A top decile 3rd grader reads the same as a bottom decile 9th grader. Popular writing is about 4th-grade level. I asked my 7th grader to read a page from Screwtape and he liked it! He started it this past Thursday, after wrapping the Unwanted series he was addicted to. I looked them up. Only about 800 Lexile. Confirming my frustration that while he reads a ton, it all seems below grade level.
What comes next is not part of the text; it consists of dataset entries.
+  for (; t < T; t += gridDim.x) {
+    const int row0 = tile_row0[t], nrows = tile_nrows[t];
+    float sj[NI][2], hj[NI][2];
+#pragma unroll
+    for (int j = 0; j < DEPTH - 1; ++j)
+#pragma unroll
+      for (int nt = 0; nt < 2; ++nt) sj[j][nt] = sjn[j][nt], hj[j][nt] = hjn[j][nt];
+    {
+#pragma unroll
+      for (int i = 0; i < 8; ++i) {
+        const int r = srow + 16 * i;
+        float p[KIN];
+#pragma unroll
+        for (int k = 0; k < KIN; ++k) p[k] = xs[r * KIN + k];
+        float y[4];
+#pragma unroll
+        for (int e = 0; e < 4; ++e) {
+          float v = bv1[e];
+#pragma unroll
+          for (int k = 0; k < KIN; ++k) v = fmaf(w1[e][k], p[k], v);
+          y[e] = fminf(fmaxf(fmaf(v, s0[e], h0[e]), 0.f), 65000.f);
+          if (r >= nrows) y[e] = 0.f;
+        }
+        unsigned h0_, l0_, h1_, l1_;
+        mm_split2(y[0], y[1], h0_, l0_);
+        mm_split2(y[2], y[3], h1_, l1_);
+        *reinterpret_cast<u32x2*>(&Ah[r * PC_LDT + sc0]) = u32x2{h0_, h1_};
+        *reinterpret_cast<u32x2*>(&Al[r * PC_LDT + sc0]) = u32x2{l0_, l1_};
+      }
+    }
+    const int tn = t + gridDim.x;
+    if (tn < T) load_tile(tn);
+    __syncthreads();
+    bool valid[16];
+#pragma unroll
+    for (int e = 0; e < 16; ++e) valid[e] = wave * 32 + mm_acc_row(e, lane) < nrows;
+    const int offa = (wave * 32 + lr) * PC_LDT + kh;
+
+#pragma unroll
+    for (int j = 0; j < DEPTH - 1; ++j) {
+      f32x16 acc[2];
+#pragma unroll
+      for (int nt = 0; nt < 2; ++nt)
+#pragma unroll
+        for (int e = 0; e < 16; ++e) acc[nt][e] = 0.f;
+#pragma unroll
+      for (int ks = 0; ks < PC_K / 16; ++ks) {
+        const f16x8 ah = *reinterpret_cast<const f16x8*>(&Ah[offa + ks * 16]);
+        const f16x8 al = *reinterpret_cast<const f16x8*>(&Al[offa + ks * 16]);
+#pragma unroll
+        for (int nt = 0; nt < 2; ++nt) {
+          const int offb = (j * 64 + nt * 32 + lr) * PC_LDT + kh + ks * 16;
+          const f16x8 bh = *reinterpret_cast<const f16x8*>(&Wh[offb]);
+          const f16x8 bl = *reinterpret_cast<const f16x8*>(&Wl[offb]);
+          acc[nt] = __builtin_amdgcn_mfma_f32_32x32x16_f16(al, bh, acc[nt], 0, 0, 0);
+          acc[nt] = __builtin_amdgcn_mfma_f32_32x32x16_f16(ah, bl, acc[nt], 0, 0, 0);
+          acc[nt] = __builtin_amdgcn_mfma_f32_32x32x16_f16(ah, bh, acc[nt], 0, 0, 0);
+        }
+      }
+      const float osc = a.L[j].oscale;
+#pragma unroll
+      for (int nt = 0; nt < 2; ++nt) {
+        const int n = nt * 32 + lr;
+#pragma unroll
+        for (int e = 0; e < 16; e += 2) {
+          float y[2];
+#pragma unroll
+          for (int q = 0; q < 2; ++q) {
+            const float v = fmaf(acc[nt][e + q], osc, bj[j][nt]);
+            y[q] = fminf(fmaxf(fmaf(v, sj[j][nt], hj[j][nt]), 0.f), 65000.f);
+            if (!valid[e + q]) y[q] = 0.f;
+          }
+          unsigned h2, l2;
+          mm_split2(y[0], y[1], h2, l2);
+          const f16x2 hh = __builtin_bit_cast(f16x2, h2), ll = __builtin_bit_cast(f16x2, l2);
+#pragma unroll
+          for (int q = 0; q < 2; ++q) {
+            const int o = (wave * 32 + mm_acc_row(e + q, lane)) * PC_LDT + n;
+            Ah[o] = hh[q];
+            Al[o] = ll[q];
+          }
+        }
+      }
+      __syncthreads();
+    }
+
+    constexpr int NT = NLAST / 32;
+    constexpr int JL = DEPTH - 1;
+    f32x16 acc[NT];
+#pragma unroll
+    for (int nt = 0; nt < NT; ++nt)
+#pragma unroll
+      for (int e = 0; e < 16; ++e) acc[nt][e] = 0.f;
+#pragma unroll
+    for (int ks = 0; ks < PC_K / 16; ++ks) {
+      const f16x8 ah = *reinterpret_cast<const f16x8*>(&Ah[offa + ks * 16]);
+      const f16x8 al = *reinterpret_cast<const f16x8*>(&Al[offa + ks * 16]);
+#pragma unroll
+      for (int nt = 0; nt < NT; ++nt) {
+        const int offb = (JL * 64 + nt * 32 + lr) * PC_LDT + kh + ks * 16;
+        const f16x8 bh = *reinterpret_cast<const f16x8*>(&Wh[offb]);
+        const f16x8 bl = *reinterpret_cast<const f16x8*>(&Wl[offb]);
+        acc[nt] = __builtin_amdgcn_mfma_f32_32x32x16_f16(al, bh, acc[nt], 0, 0, 0);
+        acc[nt] = __builtin_amdgcn_mfma_f32_32x32x16_f16(ah, bl, acc[nt], 0, 0, 0);
+        acc[nt] = __builtin_amdgcn_mfma_f32_32x32x16_f16(ah, bh, acc[nt], 0, 0, 0);
+      }
+    }
+    const float oscale = a.L[JL].oscale;
+#pragma unroll
+    for (int nt = 0; nt < NT; ++nt) {
+      float s1 = 0.f;
+#pragma unroll
+      for (int e = 0; e < 16; ++e) {
+        acc[nt][e] = fmaf(acc[nt][e], oscale, bv[nt]);
+        if (valid[e]) {
+          s1 += acc[nt][e];
+          if (STORE) Y[(long)(row0 + wave * 32 + mm_acc_row(e, lane)) * ldy + nt * 32 + lr] = acc[nt][e];
+        }
+      }
+      s1 = mm_xor32_sum(s1);
+      if (lane < 32) red[0][wave][nt * 32 + lr] = s1;
+    }
+    __syncthreads();
+    const float inv = 1.f / (float)nrows;
+#pragma unroll
+    for (int nt = 0; nt < NT; ++nt) {
+      const int n = nt * 32 + lr;
+      const float tot = red[0][0][n] + red[0][1][n] + red[0][2][n] + red[0][3][n];
+      const float mu = tot * inv;
+      float s2 = 0.f;
+#pragma unroll
+      for (int e = 0; e < 16; ++e) {
+        const float d = acc[nt][e] - mu;
+        if (valid[e]) s2 = fmaf(d, d, s2);
+      }
+      s2 = mm_xor32_sum(s2);
+      if (lane < 32) red[1][wave][n] = s2;
+      if (wave == 0 && lane < 32) part[((long)t * 2 + 0) * NLAST + n] = tot;
+    }
+    if (tn < T) put_points();
+    __syncthreads();
+    if (wave == 0 && lane < 32) {
+#pragma unroll
+      for (int nt = 0; nt < NT; ++nt) {
+        const int n = nt * 32 + lr;
+        part[((long)t * 2 + 1) * NLAST + n] = red[1][0][n] + red[1][1][n] + red[1][2][n] + red[1][3][n];
+      }
+    }
+  }
+}
+
+template <int KIN>
+static void pc_launch(int depth, int grid, hipStream_t s, const float* P, const float* W1, const float* b1,
+                      const pc_args& a, int ldsc, float* Y, int ldy, float* part, const int* tile_row0,
+                      const int* tile_nrows, const int* tile_group, int T) {
+  if (depth == 1)
+    hipLaunchKernelGGL((pn_chain_kernel<KIN, 1, false>), dim3(grid), dim3(256), 0, s, P, W1, b1, a, ldsc, Y, ldy, part,
+                       tile_row0, tile_nrows, tile_group, T);
+  else if (depth == 2)
+    hipLaunchKernelGGL((pn_chain_kernel<KIN, 2, false>), dim3(grid), dim3(256), 0, s, P, W1, b1, a, ldsc, Y, ldy, part,
+                       tile_row0, tile_nrows, tile_group, T);
+  else
+    hipLaunchKernelGGL((pn_chain_kernel<KIN, 3, true>), dim3(grid), dim3(256), 0, s, P, W1, b1, a, ldsc, Y, ldy, part,
+                       tile_row0, tile_nrows, tile_group, T);
+}
+
+extern "C" int mmmot_pn_chain(const float* P, int K, const float* W1, const float* b1, int depth, const float* const* sc,
+                              const float* const* sh, int ldsc, const void* const* W16, const float* oscale,
+                              const float* const* bias, float* Y, int ldy, float* part, const int* tile_row0,
+                              const int* tile_nrows, const int* tile_group, int T, void* stream) {
+  if (!P || !W1 || !b1 || !sc || !sh || !W16 || !oscale || !bias || !part || !tile_row0 || !tile_nrows || T <= 0)
+    return MMMOT_EINVAL;
+  if ((K != 3 && K != 4) || depth < 1 || depth > 3 || ldsc % 4 != 0 || ldsc < 64) return MMMOT_EINVAL;
+  if (depth == 3 && (!Y || ldy < 128)) return MMMOT_EINVAL;
+  pc_args a;
+  for (int j = 0; j < 3; ++j) {
+    const int i = j < depth ? j : 0;
+    if (!sc[i] || !sh[i] || !W16[i] || !mm_al16(sc[i]) || !mm_al16(sh[i]) || !mm_al16(W16[i])) return MMMOT_EINVAL;
+    a.L[j] = pc_layer{sc[i], sh[i], (const u32x4*)W16[i], bias[i], oscale[i]};
+  }
+  const int n_cu = mm_num_cu();
+  if (n_cu <= 0) return MMMOT_EINVAL;
+  const int per_cu = depth == 3 ? 1 : 2;
+  const int grid = T < per_cu * n_cu ? T : per_cu * n_cu;
+  hipStream_t s = (hipStream_t)stream;
+  if (K == 3)
+    pc_launch<3>(depth, grid, s, P, W1, b1, a, ldsc, Y, ldy, part, tile_row0, tile_nrows, tile_group, T);
+  else
+    pc_launch<4>(depth, grid, s, P, W1, b1, a, ldsc, Y, ldy, part, tile_row0, tile_nrows, tile_group, T);
+  return mm_check(hipGetLastError());
+}
diff --git a/mmmot_amd/engine.py b/mmmot_amd/engine.py
--- a/mmmot_amd/engine.py
+++ b/mmmot_amd/engine.py
@@ -56,6 +56,7 @@
         self.pn_fused = os.environ.get('MMMOT_PN_FUSED', '1') != '0'
         self.pn_gram = os.environ.get('MMMOT_PN_GRAM', '1') != '0'
         self.pn_mlp64 = os.environ.get('MMMOT_PN_MLP64', '1') != '0'
+        self.pn_chain = os.environ.get('MMMOT_PN_CHAIN', '1') != '0'
         self.two_streams = os.environ.get('MMMOT_TWO_STREAMS', '0') == '1'
         self.pn_beside_trunk = os.environ.get('MMMOT_PN_BESIDE_TRUNK', '1') != '0'
         self._side = {}
@@ -259,9 +260,19 @@
         ops.pointnet_layer1(points, pn['w1'], pn['b1'], y1, part, T)
         sc1, sh1 = self._finalize('pn1', part, T, 64, 64, pn['g1'], pn['be1'])
         x, sc, sh = y1, sc1, sh1
+        chain = hasattr(ops, 'pn_chain') and self.pn_chain and self.pn_mlp64 and self.mlp == 'f16x3' and \
+            all(('w%d_h16' % i) in pn for i in (2, 3, 4))
+        layers = []
         for i, (N, K) in zip((2, 3, 4), ((64, 64), (64, 64), (128, 64))):
+            part = self._part(T, N)
+            if chain:
+                layers.append((pn['w%d_h16' % i], pn['w%d_os' % i], sc, sh, pn['b%d' % i]))
+                y = self.buf('pn_y4', Pn, N) if i == 4 else None
+                ops.pn_chain(points, pn['w1'], pn['b1'], layers, T, y, part)
+                sc, sh = self._finalize('pn%d' % i, part, T, N, N, pn['g%d' % i], pn['be%d' % i])
+                x = y
+                continue
             y = self.buf('pn_y%d' % i, Pn, N)
-            part = self._part(T, N)
             if self.pn_mlp64 and self.mlp == 'f16x3' and ('w%d_h16' % i) in pn:
                 ops.pn_mlp64(pn['w%d_h16' % i], pn['w%d_os' % i], T, N, x, sc, sh, pn['b%d' % i], y, part)
             else:
diff --git a/mmmot_amd/ops.py b/mmmot_amd/ops.py
--- a/mmmot_amd/ops.py
+++ b/mmmot_amd/ops.py
@@ -45,6 +45,8 @@
 
     def __init__(self):
         self.lib = _lib.load()
+        if hasattr(self.lib, 'mmmot_pn_chain'):
+            self.pn_chain = self._pn_chain
         self._osvecs = {}
         self._scr = {}
         self.tn_f16 = os.environ.get('MMMOT_GEMM_TN', 'f16x3') != 'f32'
@@ -227,6 +229,16 @@
                                      _iptr(tiles.group), tiles.T, N, self._stream())
         _lib.check(st, 'mmmot_pn_mlp64')
 
+    def _pn_chain(self, points, W1, b1, layers, tiles, Y, part):
+        depth = len(layers)
+        arr = ctypes.c_void_p * depth
+        W16s, scs, shs, bs = (arr(*[_ptr(l[i]) for l in layers]) for i in (0, 2, 3, 4))
+        oscs = (ctypes.c_float * depth)(*[float(l[1]) for l in layers])
+        st = self.lib.mmmot_pn_chain(_ptr(points), int(W1.shape[1]), _ptr(W1), _ptr(b1), depth, scs, shs, _ld(layers[0][2]),
+                                     W16s, oscs, bs, _ptr(Y), _ld(Y), _ptr(part), _iptr(tiles.row0), _iptr(tiles.nrows),
+                                     _iptr(tiles.group), tiles.T, self._stream())
+        _lib.check(st, 'mmmot_pn_chain')
+
     def gram_rows(self, X, K, sc, sh, tiles, Gout, Sout):
         st = self.lib.mmmot_gram_rows(_ptr(X), _ld(X), K, _ptr(sc), _ptr(sh), _ld(sc), _iptr(tiles.row0),
                                       _iptr(tiles.nrows), _iptr(tiles.group), tiles.T,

But I guess that’s true for almost everyone.

If interested, years ago, I compiled this table of books for kids based on reader recs or personal experience. It includes Lexile scores:

https://notion.moontowermeta.com/book-ideas-for-kids

 


Job Posting

Financial Sourcer/Researcher – Part-Time, Remote (Greythorne Associates)

We’re looking for a skilled researcher who can find talented quant traders, PMs, and strategists—the people who don’t respond to generic recruiter messages.

Greythorne is Stacey Crognale’s recruiting firm. Stacey was the director of HR at SIG when I was hired back in 2000. She started Greythorne in 2007 and specializes in quant finance with an especially strong pipeline in prop trading. This role is not an external mandate, but to work with her directly.

—> Apply here


A chat with John Reeder

John is the man behind the Risk of Ruin podcast. He interviews advantage gamblers and the occasional investor. The format is one of my favorite. It’s more like an audio essay than an interview. He does a lot of writing for them, weaving together his knowledge and lessons from experience and discussions, and then treats the guests answers the way you quote in an essay.

I’ve always been impressed by how well they are put together not to mention how much work they clearly require. As a long-time fan, I was totally honored to be invited on. John’s questions are always thoughtful and unique.

🎙️The episode is available on Spotify

We don’t get into the nitty gritty of options because that’s not the audience here, but for those interested in options, I do explain why vol trading is easier than directional trading (and why this is not the refuge it sounds like).

 


Money Angle

So You Want to Abolish Property Taxes ( Lars Doucet)

I remember being on some freeway, I mean highway, in the DFW area and seeing a billboard for some candidate promising to 86 property taxes. As a CA resident drawn to Georgist economic principles, in no small part due to Lars’ persuasive education, I’m just shaking my head as I whizz past the smarmy ad. Like what’s wrong with you? Your state’s economy is a positive role model — no state income tax, high property taxes, and allows builders to build. And you come up with this?

If your plea of “Don’t California My Texas” amounts to symbolic own-the-libs gestures like banning rainbow crosswalks and cannabis while inviting, hell, speedrunning Prop 13 distortions, then you are about as serious as a pixie stick.

Lars breaks it down so well, just check it out. If nothing else, read the section Answers to Various Objections.

 

Money Angle For Masochists

Option trader and author Euan Sinclair published a labor-of-love project that will become a cult classic for trading nerds.

The Theta Pig Letters

It is a remarkable pastiche of none other than — The Screwtape Letters.

The Screwtape Letters are an escalating correspondence between the devil and his demon protege Wormwood. The devil is teaching his dear nephew how to sabotage the lives of humans.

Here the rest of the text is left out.